▸ **Task brief**: Extract every line from the records below that contains the word "else".

▸ **Dataset records**:
★ ★ ★ ★

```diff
@@ -944,7 +947,7 @@
       for (int v = 0; v < 2; ++v) {
         const int k = kb + jj + v;
         act[v] = !SEL || (sact && jj + v < L && k < ke);
-        const double* r = rec + 4 * (size_t)(act[v] ? k : 0);
+        const double* r = SEL ? rec + 4 * (size_t)(act[v] ? k : 0) : reck + 4 * (size_t)(jj + v);
         Sk2 ah;
         sk2_form_v<KS>(gk, *reinterpret_cast<const double2*>(r + 2), za0, ah, vv[v]);
       }
@@ -969,7 +972,7 @@
       for (int v = 0; v < 2; ++v) {
         const int k = kb + jj + v;
         act[v] = !SEL || (sact && jj + v < L && k < ke);
-        const double* r = rec + 4 * (size_t)(act[v] ? k : 0);
+        const double* r = SEL ? rec + 4 * (size_t)(act[v] ? k : 0) : reck + 4 * (size_t)(jj + v);
         Sk2 ah;
         sk2_form<KS>(gk, *reinterpret_cast<const double2*>(r), *reinterpret_cast<const double2*>(r + 2), ah, ur[v],
                      ui[v]);
@@ -991,11 +994,16 @@
     }
   };
   auto loop1z = [&](auto K_, auto ZD_) {
-    for (int jj = 0; jj < L; jj += 2) {
+    int jj = 0;
+    for (; jj + 1 < Lf; jj += 2) {
       if (turns) seg_turn(grp, ngrp, jj >> 1);
       sprog.step(jj >> 1);
-      if (jj + 1 < Lf) p1_fast(jj, std::false_type(), K_, ZD_);
-      else p1_fast(jj, std::true_type(), K_, ZD_);
+      p1_fast(jj, std::false_type(), K_, ZD_);
+    }
+    for (; jj < L; jj += 2) {
+      if (turns) seg_turn(grp, ngrp, jj >> 1);
+      sprog.step(jj >> 1);
+      p1_fast(jj, std::true_type(), K_, ZD_);
     }
     if constexpr (NB == 2) {
       if constexpr (decltype(ZD_)::value) sk2_expand(pq, qr, qi);
@@ -1481,15 +1489,15 @@
     sk2_pauli2(Sk2{gk[1].d0 + mu1i, gk[1].d1 + mu1i, gk[1].r, gk[1].q}, pa1);
     sk2_pauli2(Sk2{gk[2].d0 + mu2i, gk[2].d1 + mu2i, gk[2].r, gk[2].q}, pa2);
   }
-  auto p3_fast = [&](int jj, auto SEL_, auto K_, auto ZD_) {
+  auto p3_fast = [&](int jj, auto SEL_, auto K_, auto ZD_, const double2* upre = nullptr) {
     constexpr bool SEL = decltype(SEL_)::value;
     constexpr int KS = decltype(K_)::value;
     constexpr bool ZD = decltype(ZD_)::value;
     if constexpr (NB == 2) {
       const int k = kb + jj;
       const bool act = !SEL || (sact && k < ke);
-      const double* r = rec + 4 * (size_t)(act ? k : 0);
-      const double2 u = *reinterpret_cast<const double2*>(r + 2);
+      const double* r = SEL ? rec + 4 * (size_t)(act ? k : 0) : reck + 4 * (size_t)jj;
+      const double2 u = upre ? *upre : *reinterpret_cast<const double2*>(r + 2);
       Sk2 ah;
       double ur[4], ui[4], ex[5];
       if constexpr (ZD) {
@@ -1529,11 +1537,24 @@
     }
   };
   auto loop3z = [&](auto K_, auto ZD_) {
-    for (int jj = L - 1; jj >= 0; --jj) {
+    int jj = L - 1;
+    for (; jj >= Lf; --jj) {
       if (turns) seg_turn(grp, ngrp, jj);
       sprog.step(L + (L - 1 - jj));
-      if (jj < Lf) p3_fast(jj, std::false_type(), K_, ZD_);
-      else p3_fast(jj, std::true_type(), K_, ZD_);
+      p3_fast(jj, std::true_type(), K_, ZD_);
+    }
+    constexpr bool PRE = decltype(ZD_)::value;
+    double2 un = make_double2(0.0, 0.0);
+    if (PRE && jj >= 0) un = *reinterpret_cast<const double2*>(reck + 4 * (size_t)jj + 2);
+    for (; jj >= 0; --jj) {
+      if (turns) seg_turn(grp, ngrp, jj);
+      sprog.step(L + (L - 1 - jj));
+      const double2 uc = un;
+      if constexpr (PRE) {
+        un = *reinterpret_cast<const double2*>(reck + 4 * (size_t)max(jj - 1, 0) + 2);
+        __builtin_amdgcn_sched_barrier(0);
+      }
+      p3_fast(jj, std::false_type(), K_, ZD_, PRE ? &uc : nullptr);
     }
   };
   auto loop3 = [&](auto K_) {
```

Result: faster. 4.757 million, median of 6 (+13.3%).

★ ★ ★ ★

▸ **Answer space**:
-      else p1_fast(jj, std::true_type(), K_, ZD_);
-      else p3_fast(jj, std::true_type(), K_, ZD_);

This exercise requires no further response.